The case took place in the King-Spadina zone, which had been rezoned to allow eight-storey residential and mixed-used buildings. As happened with most developments in the area, the developer of 533 Richmond West (at Portland) sought to build additional storeys. Generally, the impact on sunlight is not a factor considered in appeals about developments. But in this case, across the street from the development was the Alex Wilson Community Garden. The opponents argued that the additional height would deprive the numerous community gardeners of the sunlight they needed for their plants to grow, creating a measurable detriment, and won their case, restricting the new building to the official zoning. The judgement also noted the impact on the solar panels that were in place on the building beside the garden.

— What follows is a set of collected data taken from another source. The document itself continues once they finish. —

template <bool kTrain, bool kView, bool kTime = false>
__device__ __forceinline__ void mlp_tc_body(const TcParams& P) {
  static_assert(!kTime || kView, "NeRF-T nets are view-dependent");
  using C = TcCfg<kTrain, kView>;
  constexpr int SLABS = tc_slabs_per_tile(kView, kTime);
  constexpr int STEPS = tc_steps(kView);
  constexpr int LAST = STEPS - 1;
  extern __shared__ uint8_t smem_dyn[];
  const uint32_t pad = (1024 - (smem_u32(smem_dyn) & 1023)) & 1023;
  uint8_t* smem = smem_dyn + pad;
  const uint32_t sbase = smem_u32(smem);
  const int wg = threadIdx.x >> 7, wtid = threadIdx.x & 127;
  const int lane = threadIdx.x & 31, q = lane & 3;
  const int rA = 16 * (wtid >> 5) + (lane >> 2);
  uint8_t* wbuf = smem + wg * C::WG_BYTES;
  const uint32_t wbase = sbase + wg * C::WG_BYTES;
  float* s_const = reinterpret_cast<float*>(smem + C::OFF_CONST);
  const TcRing<C::NSLOT> R{sbase + C::OFF_RING, sbase + C::OFF_BAR};

  for (int i = threadIdx.x; i < TC_CONST_FLOATS; i += C::THREADS) s_const[i] = __ldg(P.consts + i);
  const long long my_tiles = blockIdx.x < P.n_tiles ? (P.n_tiles - 1 - blockIdx.x) / gridDim.x + 1 : 0;
  const uint32_t total = (uint32_t)(my_tiles * SLABS);
  auto fill = [&](uint32_t qq) {
    const uint32_t j = qq % SLABS, off = P.plan.lin_off[j], bytes = P.plan.lin_off[j + 1] - off;
    mbar_arrive_expect_tx(R.full(qq), bytes);
    bulk_g2s(R.slot(qq), P.wimg + off, bytes, R.full(qq));
  };
  if (threadIdx.x == 0) R.init(total, fill);
  __syncthreads();
// ... 8 lines not shown
  for (long long it = 0; it < my_tiles; ++it) {
    const long long tile = blockIdx.x + it * gridDim.x;
    const long long row0 = tile * 128 + wg * TC_WG_ROWS;
    const bool track = !kView || (it % rperiod) == (P.range_phase % rperiod);
    {
      const int r = wtid & 63;
      const int group = P.in.group;
      long long g0 = 0;
      uint32_t g0r = 0;
      if (group > 0) { g0 = tile * 128 / group; g0r = (uint32_t)(tile * 128 - g0 * group); }
      const uint32_t off = wg * TC_WG_ROWS + r;
      const long long g = group > 0 ? g0 + (g0r + off) / (uint32_t)group : row0 + r;
      float p[3] = {0.f, 0.f, 0.f}, v[3] = {0.f, 0.f, 0.f};
      float t = 0.f;
      if (row0 + r < P.in.n) {
        nm_fetch_sample_at<kTime ? 4 : 3>(P.in, row0 + r, g, p, v);
        if (kTime) t = nm_fetch_time(P.in, row0 + r);
      }
      if (!kTrain && it > 0) wg_sync(wg);
      uint32_t e[32];
      if (wtid < 64) {
        encode_f16(P.pos_pe, p, e, 30);
        store_row_swizzled(wbuf + C::OFF_POS, r, e, 8);
      } else if (kView) {
        encode_f16(P.dir_pe, v, e, 12);
        if (kTime) encode_time_f16(P.pos_pe, t, e);
        store_row_swizzled(wbuf + C::OFF_DIR, r, e, kTime ? 8 : 4);
      }
      if (track && (kView || wtid < 64)) { track_range<false>(rng, e[0]); track_range<false>(rng, e[1]); }
      if (kTime && track && wtid >= 64) track_range<false>(rng, e[16]);
      fence_async_smem();
      wg_sync(wg);
    }
    float alpha[2] = {0.f, 0.f};
#pragma unroll (kTrain ? 1 : STEPS)
    for (int s = 0; s < STEPS; ++s) {
      const int nkb = step_nkb(s, kView, kTime);
      const bool wide = s <= (kView ? 8 : 7), views = kView && s == 9;
      wgmma_fence();
      int kb = 0;
      auto kblock = [&](auto&& issue) {
        const uint32_t qq = qbase + kb;
        R.wait_full(qq);
        issue(gmma_desc_k(R.slot(qq)), kb == 0);
        wgmma_commit();
        if (kb > 0) { wgmma_wait<1>(); R.release(qq - 1, total, fill); }
        ++kb;
      };
      auto smem_kblock = [&](uint32_t a_addr, int k0, int k1) {
        kblock([&](uint64_t b_desc, bool first) {
          const uint64_t a_desc = gmma_desc_k(a_addr);
          for (int k = k0; k < k1; ++k) {
            const uint32_t acc = !first || k > k0;
            if (wide) wgmma_n256(d, a_desc + 2 * k, b_desc + 2 * k, acc);
            else if (views) wgmma_n128(d, a_desc + 2 * k, b_desc + 2 * k, acc);
            else wgmma_n16(d16, a_desc + 2 * k, b_desc + 2 * k, acc);
          }
        });
      };
      if (s == 0 || s == 5) smem_kblock(wbase + C::OFF_POS, 0, 4);
      if (s > 0) {
        const int nact = kView && s == LAST ? 2 : 4;
#pragma unroll
        for (int j = 0; j < 4; ++j) {
          if (j < nact) {
            if constexpr (kTrain) smem_kblock(wbase + j * TC_KB_BYTES, 0, 4);
            else kblock([&](uint64_t b_desc, bool first) {
#pragma unroll
              for (int k = 0; k < 4; ++k) {
                const uint32_t* f = a + 16 * j + 4 * k;
                const uint32_t acc = !first || k > 0;
                if (wide) wgmma_n256_rs(d, f[0], f[1], f[2], f[3], b_desc + 2 * k, acc);
                else if (views) wgmma_n128_rs(d, f[0], f[1], f[2], f[3], b_desc + 2 * k, acc);
                else wgmma_n16_rs(d16, f[0], f[1], f[2], f[3], b_desc + 2 * k, acc);
              }
            });
          }
        }
      }
      if (kb < nkb) {
        if (kb_is_bias(s, kb, kView)) smem_kblock(wbase + C::OFF_POS, 3, 4);
        else if (kb_is_dir(s, kb, kView)) smem_kblock(wbase + C::OFF_DIR, 0, 2);
        else smem_kblock(wbase + C::OFF_DIR, 2, 4);
      }
      wgmma_wait<0>();
      wgmma_fence_regs(d);
      wgmma_fence_regs(d16);
      R.release(qbase + nkb - 1, total, fill);
      qbase += nkb;
      if (s < LAST) {
        if (kTrain) {
          if (wtid == 0) tma_store_wait_read();
          wg_sync(wg);
        }
        uint32_t wA[8] = {0, 0, 0, 0, 0, 0, 0, 0}, wB[8] = {0, 0, 0, 0, 0, 0, 0, 0};
        const float* s_walpha = s_const + TC_CONST_ALPHA;
        if (s == 7) fwd_epi<256, true, kView, kTrain, kTrain>(d, a, wbuf, rA, q, s_walpha, alpha, wA, wB, track, rng);
        else if (kView && s == 8) fwd_epi<256, false, false, false, kTrain>(d, a, wbuf, rA, q, s_walpha, alpha, wA, wB, track, rng);
        else if (s == 9) fwd_epi<128, true, false, kTrain, kTrain>(d, a, wbuf, rA, q, s_walpha, alpha, wA, wB, track, rng);
        else fwd_epi<256, true, false, kTrain, kTrain>(d, a, wbuf, rA, q, s_walpha, alpha, wA, wB, track, rng);
        if (kTrain) {
          fence_async_smem();
          wg_sync(wg);
          if (wtid == 0) {
            if (!kView || s < 8) tma_store_rows(&P.map_x, wbase, 0, 4, row0, s);
            else if (s == 8) tma_store_rows(&P.map_f, wbase, 0, 4, row0, 0);
            else tma_store_rows(&P.map_v, wbase, 0, 2, row0, 0);
          }
          if (!kView || s != 8) {
            quad_or(wA);
            quad_or(wB);
            const long long iA = row0 + rA, iB = iA + 8;
            if (!kView || s < 8) {
              uint32_t* m = P.st_m + (size_t)s * P.in.n * 8;
              if (iA < P.in.n) reinterpret_cast<uint2*>(m + iA * 8)[q] = make_uint2(wA[2 * q], wA[2 * q + 1]);
              if (iB < P.in.n) reinterpret_cast<uint2*>(m + iB * 8)[q] = make_uint2(wB[2 * q], wB[2 * q + 1]);
            } else {
              uint32_t* m = P.st_m + (size_t)8 * P.in.n * 8;
              if (iA < P.in.n) m[iA * 8 + q] = wA[q];
              if (iB < P.in.n) m[iB * 8 + q] = wB[q];
            }
          }
        }
        if (kView && s == 7) {
#pragma unroll
          for (int r = 0; r < 2; ++r) {
            alpha[r] += __shfl_xor_sync(0xffffffffu, alpha[r], 1);
            alpha[r] += __shfl_xor_sync(0xffffffffu, alpha[r], 2);
          }
        }
      } else if (kView) {
        const float bA = __shfl_down_sync(0xffffffffu, d16[0], 1), bB = __shfl_down_sync(0xffffffffu, d16[2], 1);
        const long long iA = row0 + rA, iB = iA + 8;
        if (q == 0 && iA < P.in.n)
          reinterpret_cast<float4*>(P.raw)[iA] = make_float4(d16[0] + ob.x, d16[1] + ob.y, bA + ob.z, alpha[0] + ob.w);
        if (q == 0 && iB < P.in.n)
          reinterpret_cast<float4*>(P.raw)[iB] = make_float4(d16[2] + ob.x, d16[3] + ob.y, bB + ob.z, alpha[1] + ob.w);
      } else {
        const float cA = __shfl_down_sync(0xffffffffu, d16[0], 1), dA = __shfl_down_sync(0xffffffffu, d16[1], 1);
        const float cB = __shfl_down_sync(0xffffffffu, d16[2], 1), dB = __shfl_down_sync(0xffffffffu, d16[3], 1);
        const long long iA = row0 + rA, iB = iA + 8;
        if (q == 0 && iA < P.in.n)
          reinterpret_cast<float4*>(P.raw)[iA] = make_float4(d16[0] + ob.x, d16[1] + ob.y, cA + ob.z, dA + ob.w);
        if (q == 0 && iB < P.in.n)
          reinterpret_cast<float4*>(P.raw)[iB] = make_float4(d16[2] + ob.x, d16[3] + ob.y, cB + ob.z, dB + ob.w);
      }
    }
  }
  if (((rng & 0xFFFFu) >= 0x7BFFu) || ((rng >> 16) >= 0x7BFFu)) atomicOr(P.range_flag, 1);
  if (kTrain && wtid == 0) tma_store_wait_all();
}

template <bool kTrain>
__global__ void __launch_bounds__(TcCfg<kTrain, true>::THREADS, 1) k_mlp_tc(const __grid_constant__ TcParams P) {
  mlp_tc_body<kTrain, true>(P);
}
template <bool kTrain>
__global__ void __launch_bounds__(TcCfg<kTrain, false>::THREADS, 1) k_mlp_tc_noview(const __grid_constant__ TcParams P) {
  mlp_tc_body<kTrain, false>(P);
}
template <bool kTrain>
__global__ void __launch_bounds__(TcCfg<kTrain, true>::THREADS, 1) k_mlp_tc_nerft(const __grid_constant__ TcParams P) {
  mlp_tc_body<kTrain, true, true>(P);
}

struct PackSrc {
  const float* w[8]; const float* feat; const float* views; const float* rgb;
  const float* b[8]; const float* feat_b; const float* views_b;
  const float* out_t;
};

__device__ __forceinline__ int nerft_col(int kk, bool time) {
  if (time) {
    if (kk == 32) return 3;
    if (kk < 33 || kk > 52) return -1;
    const int k = (kk - 33) >> 1;
    return ((kk - 33) & 1) ? 11 + 8 * k : 7 + 8 * k;
  }
  if (kk < 3) return kk;
  const int i = kk - 3, k = i / 6, r = i - 6 * k;
  return r < 3 ? 4 + 8 * k + r : 8 + 8 * k + (r - 3);
}

__device__ __forceinline__ float src_weight(const PackSrc& S, int s, int n, int kb, int kk, bool view, bool time) {
  if (!view && s == 8) return n < 4 ? S.out_t[(size_t)(kb * 64 + kk) * 4 + n] : 0.f;
  if (kb_is_bias(s, kb, view)) {
    if (kk != 63) return 0.f;
// ... 93 lines not shown
      const float low = fmaf(v, fl, fmaf(v, fh, -pr));
      sincos_cycles((pr - rintf(pr)) + low, ch[4 + 8 * k + d], ch[8 + 8 * k + d]);
    }
  }
  ch[NM_POS_PE_T] = 1.f;
  uint4* dst = reinterpret_cast<uint4*>(out + (size_t)i * 96);
#pragma unroll
  for (int j = 0; j < 12; ++j)
    dst[j] = make_uint4(pack_f16x2(ch[8 * j], ch[8 * j + 1], false), pack_f16x2(ch[8 * j + 2], ch[8 * j + 3], false),
                        pack_f16x2(ch[8 * j + 4], ch[8 * j + 5], false), pack_f16x2(ch[8 * j + 6], ch[8 * j + 7], false));
}

int nm_tc_encode(nm_ctx* ctx, const NmNet& net, int which, const float* x, int64_t group, int64_t n, __half* out, cudaStream_t st) {
  NmPeSpec pe = which == 0 ? NmPeSpec{net.desc.pos_pe_kind, net.desc.pos_n_freqs, net.f32 + net.o_pos_cyc}
                           : NmPeSpec{net.desc.dir_pe_kind, net.desc.dir_n_freqs, net.f32 + net.o_dir_cyc};
  if (which == 0 && net.kind == NM_NET_NERFT)
    k_encode_f16_nerft<<<(unsigned)((n + 127) / 128), 128, 0, st>>>(pe, x, group, n, out);
  else
    k_encode_f16<<<(unsigned)((n + 127) / 128), 128, 0, st>>>(pe, which, x, group, n, out);
  NM_CHECK_LAUNCH(ctx);
  return NM_OK;
}

static TcPlan make_plan(bool view, bool time) {
  TcPlan p{};
  uint32_t off = 0;
  int j = 0;
  for (int s = 0; s < tc_steps(view); ++s) {
    p.slab_bytes[s] = (uint32_t)step_N(s, view) * 128u;
    for (int kb = 0; kb < step_nkb(s, view, time); ++kb) {
      p.slab_off[s][kb] = p.lin_off[j++] = off;
      off += p.slab_bytes[s];
    }
  }
  p.lin_off[j] = p.image_bytes = off;
  return p;
}

int nm_tc_pack(nm_ctx* ctx, NmNet& net, cudaStream_t st) {
  const bool view = net.kind != NM_NET_NOVIEW, time = net.kind == NM_NET_NERFT;
  TcPlan plan = make_plan(view, time);
  const size_t halfs = plan.image_bytes / 2;
  if (!net.f16 || net.f16_halfs != halfs) {
    if (net.f16) { NM_CHECK_CUDA(ctx, cudaDeviceSynchronize()); NM_CHECK_CUDA(ctx, cudaFree(net.f16)); net.f16 = nullptr; }
    NM_CHECK_CUDA(ctx, cudaMalloc(&net.f16, halfs * sizeof(__half)));
    net.f16_halfs = halfs;
  }
  if (!net.tc_bias) NM_CHECK_CUDA(ctx, cudaMalloc(&net.tc_bias, TC_CONST_FLOATS * sizeof(float)));
  const nm_nerf_desc& d = net.desc;
  PackSrc S;
  for (int l = 0; l < 8; ++l) S.w[l] = d.pts_w[l];
  S.feat = d.feature_w; S.views = d.views_w; S.rgb = d.rgb_w;
  for (int l = 0; l < 8; ++l) S.b[l] = d.pts_b[l];
  S.feat_b = d.feature_b; S.views_b = d.views_b;
  S.out_t = net.f32 + net.o_out_w;
  k_tc_pack<<<(unsigned)((halfs + 255) / 256), 256, 0, st>>>(S, plan, view, time, net.f16);
  NM_CHECK_LAUNCH(ctx);
  if (view) k_tc_consts<<<1, 256, 0, st>>>(d.rgb_b, d.alpha_w, d.alpha_b, net.tc_bias);
  else k_tc_consts_noview<<<1, 256, 0, st>>>(net.f32 + net.o_out_b, net.tc_bias);
  NM_CHECK_LAUNCH(ctx);
  return NM_OK;
}

template <bool kTrain, bool kView, bool kTime = false>
static int launch_tc(nm_ctx* ctx, const TcParams& P, cudaStream_t st) {
  void (*kernel)(const TcParams);
  if constexpr (kTime) kernel = k_mlp_tc_nerft<kTrain>;
  else kernel = kView ? k_mlp_tc<kTrain> : k_mlp_tc_noview<kTrain>;
  using C = TcCfg<kTrain, kView>;
  NM_SET_SMEM_ONCE(ctx, kernel, C::SMEM_BYTES);
  long long ctas = ctx->sm_count;
  if (P.n_tiles < ctas) ctas = P.n_tiles > 0 ? P.n_tiles : 1;
  kernel<<<(unsigned)ctas, C::THREADS, C::SMEM_BYTES, st>>>(P);
  NM_CHECK_LAUNCH(ctx);
  return NM_OK;
}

It was an unusual case in which sunlight met the sixteenth-century lawyer’s distinction that an externality has to have a measurable impact in order to be remedied. It’s also interesting in terms of the role of the solar panels. At the time, solar panels were uncommon. But as solar energy is increasingly encouraged in the fight against global warming, it raises the question of whether the impact of shadows on solar panels can be considered in discussions of development – or, if not, if the prospect of future development in neighbouring lots needs to be calculated before investing in solar panels.

One significant difference between this historical discussion and current discussions is the role of sunlight on public space. The historical debate was based on a private lawsuit and so only considered the impact on private property. While that remains one of the issues, City regulations are also concerned with the impact on public spaces. The city’s mid-rise standards, for example, govern height and angles in part with the aim of ensuring sunlight on the opposite sidewalk for part of the year.

Another difference is that modern fire codes or zoning might prohibit windows in a wall very close to the property line, or else might enforce a setback from the property line for both houses (in fact one of the opposing lawyers points out that Mr. Hales wouldn’t have this problem if he’d left some setback from his neighbour’s property). In many ways we’ve come to accept some limitations on how a property owner can build, for practical reasons such as fire safety.

But overall, many of the issues debated in early modern London find echoes in today’s debates. Is sunlight a necessity or merely a nice-to-have? What kinds of externalities should we consider in development? What rights can property owners claim, versus what is needed for the vitality of the city as a whole? What is the ideal shape of a city? We tend to associate these debates with the modern ability to build high, but cities are by their nature crowded, so that any building will impact its neighbours even at a low height. These are questions city-dwellers have been debating for many centuries.